Radio News, in contrast, was always styled as a technology magazine. That coupled with the fact that this particular article came out in 1931, four years after The Jazz Singer was in theaters, shows that the article was not especially interested in the aesthetics of a single film; rather, it sought to look at the use and improvement of the Vitaphone as whole, from a slight historical perspective. The article examines the increasing use of synchronized dialogue in film and argues against anyone who believes that film with Vitaphone is a passing fad. If anything, the author writes, it is the traditional theater that faces going out of business as the movie industry continues to grow and develop. This is a somewhat remarkable claim, albeit one that was in circulation in popular opinion at the time. Another impressive statement is that, in the future, films can be expected to be in color, like the natural world, and eventually to have “depth,” or three dimensions, as well. Both of these developments, of course, later came to pass. It is interesting that author Feldstead anticipated them by nearly a decade in the case of color, and by a few decades in the case of three-dimensional cinema.
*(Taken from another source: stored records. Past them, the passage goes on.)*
template <int BN>
__global__ void __launch_bounds__(DwCfg<BN>::THREADS, 1)
dcn_win_kernel(const __grid_constant__ CUtensorMap tm_x, const __grid_constant__ CUtensorMap tm_w, const __grid_constant__ DwParams p) {
  using C = DwCfg<BN>;
  constexpr int DW_PRODUCERS = C::PRODUCERS, DW_CONSUMERS = C::CONSUMERS;
  constexpr int DW_WARP_TMAB = C::WARP_TMAB, DW_WARP_TMAW = C::WARP_TMAW, DW_WARP_PROD0 = C::WARP_PROD0;
  constexpr int DW_BK = C::BK, SPK = C::SPK, ROWB = C::ROWB;
  extern __shared__ __align__(1024) uint8_t smem_dyn[];
  const uint32_t raw = smem_u32(smem_dyn);
  const uint32_t base = (raw + 1023u) & ~1023u;
  uint8_t* sm = smem_dyn + (base - raw);

  const int tid = threadIdx.x, warp = tid >> 5, lane = tid & 31;
  const uint32_t b_bytes = C::B_BYTES;
  const uint32_t stage_bytes = C::STAGE_BYTES;
  constexpr uint32_t NST = C::STAGES, NWB = DW_WIN_BUFS;
  const uint32_t win_base = base + C::OFF_WIN;
  float* stf = reinterpret_cast<float*>(sm + C::OFF_EPI);
  const uint32_t bar_fa = base + DW_OFF_BARS;
  const uint32_t bar_fb = bar_fa + 24;
  const uint32_t bar_em = bar_fa + 48;
  const uint32_t bar_wf = bar_fa + 104;
  const uint32_t bar_we = bar_fa + 120;
  const uint32_t bar_og = bar_fa + 136;
  int* stats = reinterpret_cast<int*>(sm + DW_OFF_STATS);
  int4* org = reinterpret_cast<int4*>(sm + DW_OFF_ORG);
  float4* tw = reinterpret_cast<float4*>(sm + DW_OFF_TW);
  int* tp = reinterpret_cast<int*>(sm + DW_OFF_TP);

  const int HoWo = p.Ho * p.Wo;
  const int nsc = p.Cin / 16;
  const int num_kb = nsc * DW_KHW / SPK;
  const int n_tiles = p.Cout_pad / BN;
  const int TW = p.tile_w, TH = p.tile_h;
  const int tw_shift = TW == 16 ? 4 : 3;
  const int tiles_w = (p.Wo + TW - 1) / TW, tiles_h = (p.Ho + TH - 1) / TH;
  const long long num_tiles = (long long)p.N * tiles_w * tiles_h * n_tiles;

  if (warp == 0) {
    if (lane == 0) {
      for (int s = 0; s < C::STAGES; ++s) {
        mbar_init(bar_fa + 8 * s, C::GROUP / 32);
        mbar_init(bar_fb + 8 * s, 1);
        mbar_init(bar_em + 8 * s, DW_CONSUMERS / 32);
      }
      for (int s = 0; s < 2; ++s) {
        mbar_init(bar_wf + 8 * s, 1);
        mbar_init(bar_we + 8 * s, DW_PRODUCERS / 32);
        mbar_init(bar_og + 8 * s, 1);
      }
      fence_mbar_init();
      for (int i = 0; i < 2; ++i) {
        stats[i * 8 + 0] = 0x7fffffff; stats[i * 8 + 1] = 0x7fffffff;
        stats[i * 8 + 2] = -0x7fffffff; stats[i * 8 + 3] = -0x7fffffff;
        stats[i * 8 + 4] = 0; stats[i * 8 + 5] = 0; stats[i * 8 + 6] = 0; stats[i * 8 + 7] = 0;
      }
    }
    __syncwarp();
  }
  if (warp == DW_WARP_TMAB && lane == 0) prefetch_tmap(&tm_w);
  if (warp == DW_WARP_TMAW && lane == 0) prefetch_tmap(&tm_x);
  __syncthreads();

  if (warp >= DW_WARP_PROD0) {
    const int pt = tid - DW_WARP_PROD0 * 32;
    const int pw = warp - DW_WARP_PROD0;
    const int group = pw / (C::GROUP / 32);
    const int u = (pw >> 2) & (SPK / 2 - 1);
    const int quad = pw & 3;
    const int r = quad * 32 + lane;
    const __nv_bfloat16* xh = reinterpret_cast<const __nv_bfloat16*>(p.x);
    uint32_t g0 = 0, wf0 = 0;
    uint32_t wf_ready = 0;
    uint32_t tile_it = 0;
    for (long long tile = blockIdx.x; tile < num_tiles; tile += gridDim.x, ++tile_it) {
      const long long mt = tile / n_tiles;
      const int tx = (int)(mt % tiles_w), ty = (int)((mt / tiles_w) % tiles_h), n = (int)(mt / ((long long)tiles_w * tiles_h));
      const int par = (int)(tile_it & 1u);
      constexpr int TIT = C::TABLE_IT;
      float4 ewv[TIT];
      int ehl[TIT], ewl[TIT];
      bool evalid[TIT];
      int mnw = 0x7fffffff, mnh = 0x7fffffff, mxw = -0x7fffffff, mxh = -0x7fffffff, sw_ = 0, sh_ = 0, cnt = 0;
#pragma unroll
      for (int it = 0; it < TIT; ++it) {
        const int e = pt + it * DW_PRODUCERS;
        ewv[it] = make_float4(0.f, 0.f, 0.f, 0.f);
        ehl[it] = 0; ewl[it] = 0; evalid[it] = false;
        if (e < DW_KHW * DW_BM) {
          const int tap = e >> 7, rr = e & 127;
          const int ry = rr >> tw_shift;
          const int wo = tx * TW + (rr & (TW - 1)), ho = ty * TH + ry;
          if (ry < TH && wo < p.Wo && ho < p.Ho) {
            const int pp = ho * p.Wo + wo;
            const int ki = tap / 3, kj = tap - ki * 3;
            const float* offp = p.offset + ((size_t)n * 2 * DW_KHW + 2 * tap) * HoWo + pp;
            const float oh = __ldg(offp), ow = __ldg(offp + HoWo);
            const float h = (float)(ho - p.ph + ki * p.dh) + oh;
            const float w = (float)(wo - p.pw + kj * p.dw) + ow;
            if (h > -1.f && w > -1.f && h < (float)p.H && w < (float)p.W) {
              const int hl = (int)floorf(h), wl = (int)floorf(w), hh = hl + 1, wh = wl + 1;
              const float lh = h - hl, lw = w - wl, ch = 1.f - lh, cw = 1.f - lw;
              const bool t_ok = hl >= 0, b_ok = hh <= p.H - 1, l_ok = wl >= 0, r_ok = wh <= p.W - 1;
              float m = 1.f;
              if (p.mask) m = __ldg(p.mask + ((size_t)n * DW_KHW + tap) * HoWo + pp);
              ewv[it].x = (t_ok && l_ok) ? ch * cw * m : 0.f;
              ewv[it].y = (t_ok && r_ok) ? ch * lw * m : 0.f;
              ewv[it].z = (b_ok && l_ok) ? lh * cw * m : 0.f;
              ewv[it].w = (b_ok && r_ok) ? lh * lw * m : 0.f;
              ehl[it] = hl; ewl[it] = wl; evalid[it] = true;
              mnw = min(mnw, wl); mxw = max(mxw, wl + 1); mnh = min(mnh, hl); mxh = max(mxh, hl + 1);
              sw_ += wl; sh_ += hl; ++cnt;
            }
          }
        }
      }
      mnw = __reduce_min_sync(0xffffffffu, mnw); mnh = __reduce_min_sync(0xffffffffu, mnh);
      mxw = __reduce_max_sync(0xffffffffu, mxw); mxh = __reduce_max_sync(0xffffffffu, mxh);
      sw_ = __reduce_add_sync(0xffffffffu, sw_); sh_ = __reduce_add_sync(0xffffffffu, sh_);
      cnt = __reduce_add_sync(0xffffffffu, cnt);
      if (lane == 0 && cnt > 0) {
        int* st = stats + par * 8;
        atomicMin(st + 0, mnw); atomicMin(st + 1, mnh); atomicMax(st + 2, mxw); atomicMax(st + 3, mxh);
        atomicAdd(st + 4, sw_); atomicAdd(st + 5, sh_); atomicAdd(st + 6, cnt);
      }
      named_bar<1, DW_PRODUCERS>();
      int ox = 0, oy = 0;
      {
        const int* st = stats + par * 8;
        const int c = st[6];
        if (c > 0) {
          const int a = st[0], b = st[1], cc = st[2], d = st[3];
          ox = (cc - a + 1 <= DW_WW) ? a : (int)floorf((float)st[4] / (float)c + 1.0f) - DW_WW / 2;
          oy = (d - b + 1 <= DW_WH) ? b : (int)floorf((float)st[5] / (float)c + 1.0f) - DW_WH / 2;
        }
      }
#pragma unroll
      for (int it = 0; it < TIT; ++it) {
        const int e = pt + it * DW_PRODUCERS;
        if (e < DW_KHW * DW_BM) {
          int code = 0;
          if (evalid[it]) {
            const int dx = ewl[it] - ox, dy = ehl[it] - oy;
            if (dx >= 0 && dx + 1 < DW_WW && dy >= 0 && dy + 1 < DW_WH) code = (dy * DW_WW + dx) * 32;
            else code = (int)(0x80000000u | ((uint32_t)(ehl[it] + 1) << 15) | (uint32_t)(ewl[it] + 1));
          }
          tw[e] = ewv[it];
          tp[e] = code;
        }
      }
      if (pt == 0) {
        org[par] = make_int4(ox, oy, n, 0);
        int* so = stats + (par ^ 1) * 8;
        so[0] = 0x7fffffff; so[1] = 0x7fffffff; so[2] = -0x7fffffff; so[3] = -0x7fffffff; so[4] = 0; so[5] = 0; so[6] = 0;
        mbar_arrive(bar_og + 8 * par);
      }
      named_bar<1, DW_PRODUCERS>();
      const __nv_bfloat16* ximg = xh + (size_t)n * p.H * p.W * (size_t)(2 * p.Cin);

      int rel = 0;
      for (int kb = (int)((uint32_t)(group - (int)g0) & 1u); kb < num_kb; kb += DW_GROUPS) {
        const uint32_t g = g0 + (uint32_t)kb;
        const uint32_t s = g % NST, it = g / NST;
        mbar_wait(bar_em + 8 * s, (it & 1u) ^ 1u);
        const uint32_t a_row = base + DW_OFF_STAGES + s * stage_bytes + 2 * b_bytes + (uint32_t)r * (uint32_t)ROWB;
#pragma unroll 1
        for (int pass = 0; pass < 4; ++pass) {
          const int sl = 2 * u + (pass >> 1), half = pass & 1;
          const int q = kb * SPK + sl;
          const int sc = q / DW_KHW, tap = q - sc * DW_KHW;
          const uint32_t wf = wf0 + (uint32_t)sc;
          if (wf >= wf_ready) {
            mbar_wait(bar_wf + 8 * (wf % NWB), (wf / NWB) & 1u);
            wf_ready = wf + 1;
          }
          const uint32_t wbuf = win_base + (wf % NWB) * (uint32_t)DW_WIN_BYTES;
          const int code = tp[tap * DW_BM + r];
          const uint32_t a_off = dw_chunk<ROWB>((uint32_t)(sl * 2 + half), (uint32_t)r) << 4;
          const float4 wv = tw[tap * DW_BM + r];
          uint4 hc[4], lc[4];
          if (code >= 0) {
            const uint32_t cl = (uint32_t)code, cr = cl + 32u;
            const uint32_t al = wbuf + cl + ((((cl >> 7) & 1u) ^ (uint32_t)half) << 4);
            const uint32_t ar = wbuf + cr + ((((cr >> 7) & 1u) ^ (uint32_t)half) << 4);
            hc[0] = lds128(al); hc[1] = lds128(ar); hc[2] = lds128(al + DW_WW * 32); hc[3] = lds128(ar + DW_WW * 32);
            lc[0] = lds128(al + DW_PLANE); lc[1] = lds128(ar + DW_PLANE);
            lc[2] = lds128(al + DW_PLANE + DW_WW * 32); lc[3] = lds128(ar + DW_PLANE + DW_WW * 32);
          } else {
            const int hl = (int)(((uint32_t)code >> 15) & 0xffffu) - 1, wl = (int)((uint32_t)code & 0x7fffu) - 1;
            const int h0 = max(hl, 0), h1 = min(hl + 1, p.H - 1), w0 = max(wl, 0), w1 = min(wl + 1, p.W - 1);
            const size_t pc = (size_t)(2 * p.Cin);
            const int cg = sc * 16 + half * 8;
            const __nv_bfloat16* b00 = ximg + ((size_t)h0 * p.W + w0) * pc + cg;
            const __nv_bfloat16* b01 = ximg + ((size_t)h0 * p.W + w1) * pc + cg;
            const __nv_bfloat16* b10 = ximg + ((size_t)h1 * p.W + w0) * pc + cg;
            const __nv_bfloat16* b11 = ximg + ((size_t)h1 * p.W + w1) * pc + cg;
            hc[0] = __ldg(reinterpret_cast<const uint4*>(b00)); lc[0] = __ldg(reinterpret_cast<const uint4*>(b00 + p.Cin));
            hc[1] = __ldg(reinterpret_cast<const uint4*>(b01)); lc[1] = __ldg(reinterpret_cast<const uint4*>(b01 + p.Cin));
            hc[2] = __ldg(reinterpret_cast<const uint4*>(b10)); lc[2] = __ldg(reinterpret_cast<const uint4*>(b10 + p.Cin));
            hc[3] = __ldg(reinterpret_cast<const uint4*>(b11)); lc[3] = __ldg(reinterpret_cast<const uint4*>(b11 + p.Cin));
          }
          uint4 ohi, olo;
          pair_blend8(wv, hc, lc, ohi, olo);
          sts128(a_row + a_off, ohi);
          sts128(a_row + DW_BM * ROWB + a_off, olo);
        }
        fence_proxy_async();
        __syncwarp();
        if (lane == 0) {
          mbar_arrive(bar_fa + 8 * s);
          while (rel < nsc && DW_KHW * (rel + 1) <= SPK * (kb + DW_GROUPS)) {
            mbar_arrive(bar_we + 8 * ((wf0 + (uint32_t)rel) % NWB));
            ++rel;
          }
        }
        rel = __shfl_sync(0xffffffffu, rel, 0);
      }
      if (lane == 0) {
        while (rel < nsc) { mbar_arrive(bar_we + 8 * ((wf0 + (uint32_t)rel) % NWB)); ++rel; }
      }
      __syncwarp();
      g0 += (uint32_t)num_kb;
      wf0 += (uint32_t)nsc;
    }
  } else if (warp >= DW_WARP_TMAB) {
    setmaxnreg_dec<C::REGS_TMA>();
    if (warp == DW_WARP_TMAW && lane == 0) {
      uint32_t wf = 0, ti = 0;
      for (long long tile = blockIdx.x; tile < num_tiles; tile += gridDim.x, ++ti) {
        const uint32_t par = ti & 1u;
        mbar_wait(bar_og + 8 * par, (ti >> 1) & 1u);
        const volatile int* ov = reinterpret_cast<const volatile int*>(&org[par]);
        const int4 o = make_int4(ov[0], ov[1], ov[2], 0);
        for (int f = 0; f < nsc; ++f, ++wf) {
          const uint32_t b = wf % NWB;
          mbar_wait(bar_we + 8 * b, ((wf / NWB) & 1u) ^ 1u);
          mbar_arrive_expect_tx(bar_wf + 8 * b, (uint32_t)DW_WIN_BYTES);
          const uint32_t dst = win_base + b * (uint32_t)DW_WIN_BYTES;
          tma_load_4d(dst, &tm_x, bar_wf + 8 * b, f * 16, o.x, o.y, o.z);
          tma_load_4d(dst + (uint32_t)DW_PLANE, &tm_x, bar_wf + 8 * b, p.Cin + f * 16, o.x, o.y, o.z);
        }
      }
    } else if (warp == DW_WARP_TMAB && lane == 0) {
      uint32_t g = 0;
      for (long long tile = blockIdx.x; tile < num_tiles; tile += gridDim.x) {
        const int n0 = (int)(tile % n_tiles) * BN;
        for (int kb = 0; kb < num_kb; ++kb, ++g) {
          const uint32_t s = g % NST, it = g / NST;
          mbar_wait(bar_em + 8 * s, (it & 1u) ^ 1u);
          const uint32_t stage = base + DW_OFF_STAGES + s * stage_bytes;
          mbar_arrive_expect_tx(bar_fb + 8 * s, 2 * b_bytes);
          tma_load_2d(stage, &tm_w, bar_fb + 8 * s, kb * DW_BK, n0);
          tma_load_2d(stage + b_bytes, &tm_w, bar_fb + 8 * s, kb * DW_BK, p.Cout_pad + n0);
        }
      }
    }
    __syncwarp();
  } else {
    setmaxnreg_inc<C::REGS_CONSUMER>();
    constexpr int FRAGS = C::FRAGS;
    const int wg = warp >> 2;
    const uint32_t dhi = ROWB == 128 ? wg_desc_hi(8 * ROWB) : wg_desc_hi_sw64(8 * ROWB);
    float d[FRAGS][BN / 2];
    constexpr uint32_t h16 = 64u * ROWB / 16u;
    __nv_bfloat16* yb = reinterpret_cast<__nv_bfloat16*>(p.y);
    uint32_t s = 0, ph = 0;
    for (long long tile = blockIdx.x; tile < num_tiles; tile += gridDim.x) {
      const long long mt = tile / n_tiles;
      const int n0 = (int)(tile % n_tiles) * BN;
      const int tx = (int)(mt % tiles_w), ty = (int)((mt / tiles_w) % tiles_h), n = (int)(mt / ((long long)tiles_w * tiles_h));
      int prev = -1;
      for (int kb = 0; kb < num_kb; ++kb) {
        mbar_wait(bar_fb + 8 * s, ph);
        mbar_wait(bar_fa + 8 * s, ph);
        const uint32_t st0 = base + DW_OFF_STAGES + s * stage_bytes;
        const uint32_t b_hi = wg_desc_lo(st0), b_lo = wg_desc_lo(st0 + b_bytes);
        const uint32_t a_hi = wg_desc_lo(st0 + 2 * b_bytes) + (uint32_t)(wg * FRAGS) * h16;
        const uint32_t a_lo = wg_desc_lo(st0 + 2 * b_bytes + DW_BM * ROWB) + (uint32_t)(wg * FRAGS) * h16;
        wgmma_fence();
#pragma unroll
        for (uint32_t k = 0; k < SPK; ++k) {
          const uint32_t acc = (kb | k) ? 1u : 0u;
          const uint64_t bh = wg_desc(b_hi + 2 * k, dhi), bl = wg_desc(b_lo + 2 * k, dhi);
#pragma unroll
          for (int f = 0; f < FRAGS; ++f) Wgmma<BN>::mma(d[f], wg_desc(a_lo + f * h16 + 2 * k, dhi), bh, acc);
#pragma unroll
          for (int f = 0; f < FRAGS; ++f) Wgmma<BN>::mma(d[f], wg_desc(a_hi + f * h16 + 2 * k, dhi), bl, 1u);
#pragma unroll
          for (int f = 0; f < FRAGS; ++f) Wgmma<BN>::mma(d[f], wg_desc(a_hi + f * h16 + 2 * k, dhi), bh, 1u);
        }
        wgmma_commit();
        wgmma_wait<1>();
#pragma unroll
        for (int f = 0; f < FRAGS; ++f) wgmma_fence_acc(d[f]);
        if (prev >= 0 && lane == 0) mbar_arrive(bar_em + 8 * prev);
        prev = (int)s;
        if (++s == NST) { s = 0; ph ^= 1u; }
      }
      wgmma_wait<0>();
#pragma unroll
      for (int f = 0; f < FRAGS; ++f) wgmma_fence_acc(d[f]);
      if (prev >= 0 && lane == 0) mbar_arrive(bar_em + 8 * prev);

      const int t = tid & 127;
      const int m = FRAGS == 2 ? t : 64 * wg + (t & 63);
      const int csub = FRAGS == 2 ? 0 : 16 * (t >> 6), cstep = FRAGS == 2 ? 16 : 32;
      const int ry = m >> tw_shift;
      const int wo = tx * TW + (m & (TW - 1)), ho = ty * TH + ry;
      const bool row_ok = ry < TH && wo < p.Wo && ho < p.Ho;
      __nv_bfloat16* yp = yb + (((size_t)n * p.Ho + ho) * p.Wo + wo) * (size_t)(2 * p.Cout);
      const uint32_t trow = smem_u32(stf + (size_t)m * DW_EPI_PITCH);
      for (int c32 = 0; c32 < BN; c32 += 32) {
        if (n0 + c32 >= p.Cout) break;
        named_bar(2 + wg, 128);
#pragma unroll
        for (int c = 0; c < BN; c += 32)
          if (c == c32) {
#pragma unroll
            for (int f = 0; f < FRAGS; ++f) acc_stage<BN, 32>(d[f], stf, DW_EPI_PITCH, 64 * (wg * FRAGS + f), c);
          }
        named_bar(2 + wg, 128);
        for (int cb = c32 + csub; cb < c32 + 32 && cb < BN; cb += cstep) {
          if (n0 + cb >= p.Cout) break;
          uint32_t rr[16];
          acc_ld16(trow + (uint32_t)(cb - c32) * 4u, rr);
          if (!row_ok) continue;
          const int co = n0 + cb;
          float o[16];
#pragma unroll
          for (int e = 0; e < 16; ++e) o[e] = __uint_as_float(rr[e]);
          if (p.bias) {
            if (co + 16 <= p.Cout) {
#pragma unroll
              for (int e4 = 0; e4 < 4; ++e4) {
                const float4 bv = __ldg(reinterpret_cast<const float4*>(p.bias + co) + e4);
                o[4 * e4] += bv.x; o[4 * e4 + 1] += bv.y; o[4 * e4 + 2] += bv.z; o[4 * e4 + 3] += bv.w;
              }
            } else {
#pragma unroll
              for (int e = 0; e < 16; ++e)
                if (co + e < p.Cout) o[e] += __ldg(p.bias + co + e);
            }
          }
          if (p.relu) {
#pragma unroll
            for (int e = 0; e < 16; ++e) o[e] = fmaxf(o[e], 0.f);
          }
          uint32_t hw[8], lw[8];
#pragma unroll
          for (int e = 0; e < 8; ++e) split_pair2(o[2 * e], o[2 * e + 1], hw[e], lw[e]);
          uint4* dh_ = reinterpret_cast<uint4*>(yp + co);
          uint4* dl_ = reinterpret_cast<uint4*>(yp + p.Cout + co);
          dh_[0] = make_uint4(hw[0], hw[1], hw[2], hw[3]); dh_[1] = make_uint4(hw[4], hw[5], hw[6], hw[7]);
          dl_[0] = make_uint4(lw[0], lw[1], lw[2], lw[3]); dl_[1] = make_uint4(lw[4], lw[5], lw[6], lw[7]);
        }
      }
    }
  }
}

Bibliography and Additional Reading

Barrios, Richard. A Song in the Dark: The Birth of the Musical Film. New York: Oxford UP, 2009. Print.

Crafton, Donald. The Talkies: American Cinema’s Transition to Sound, 1926–1931. Berkeley: U of California P, 1999. Print.

Eyman, Scott. The Speed of Sound: Hollywood and the Talkie Revolution, 1926–30. New York: Simon & Schuster, 1999. Print.

Geduld, Harry M. The Birth of the Talkies: From Edison to Jolson. Bloomington, IN: Indiana UP, 1975. Print.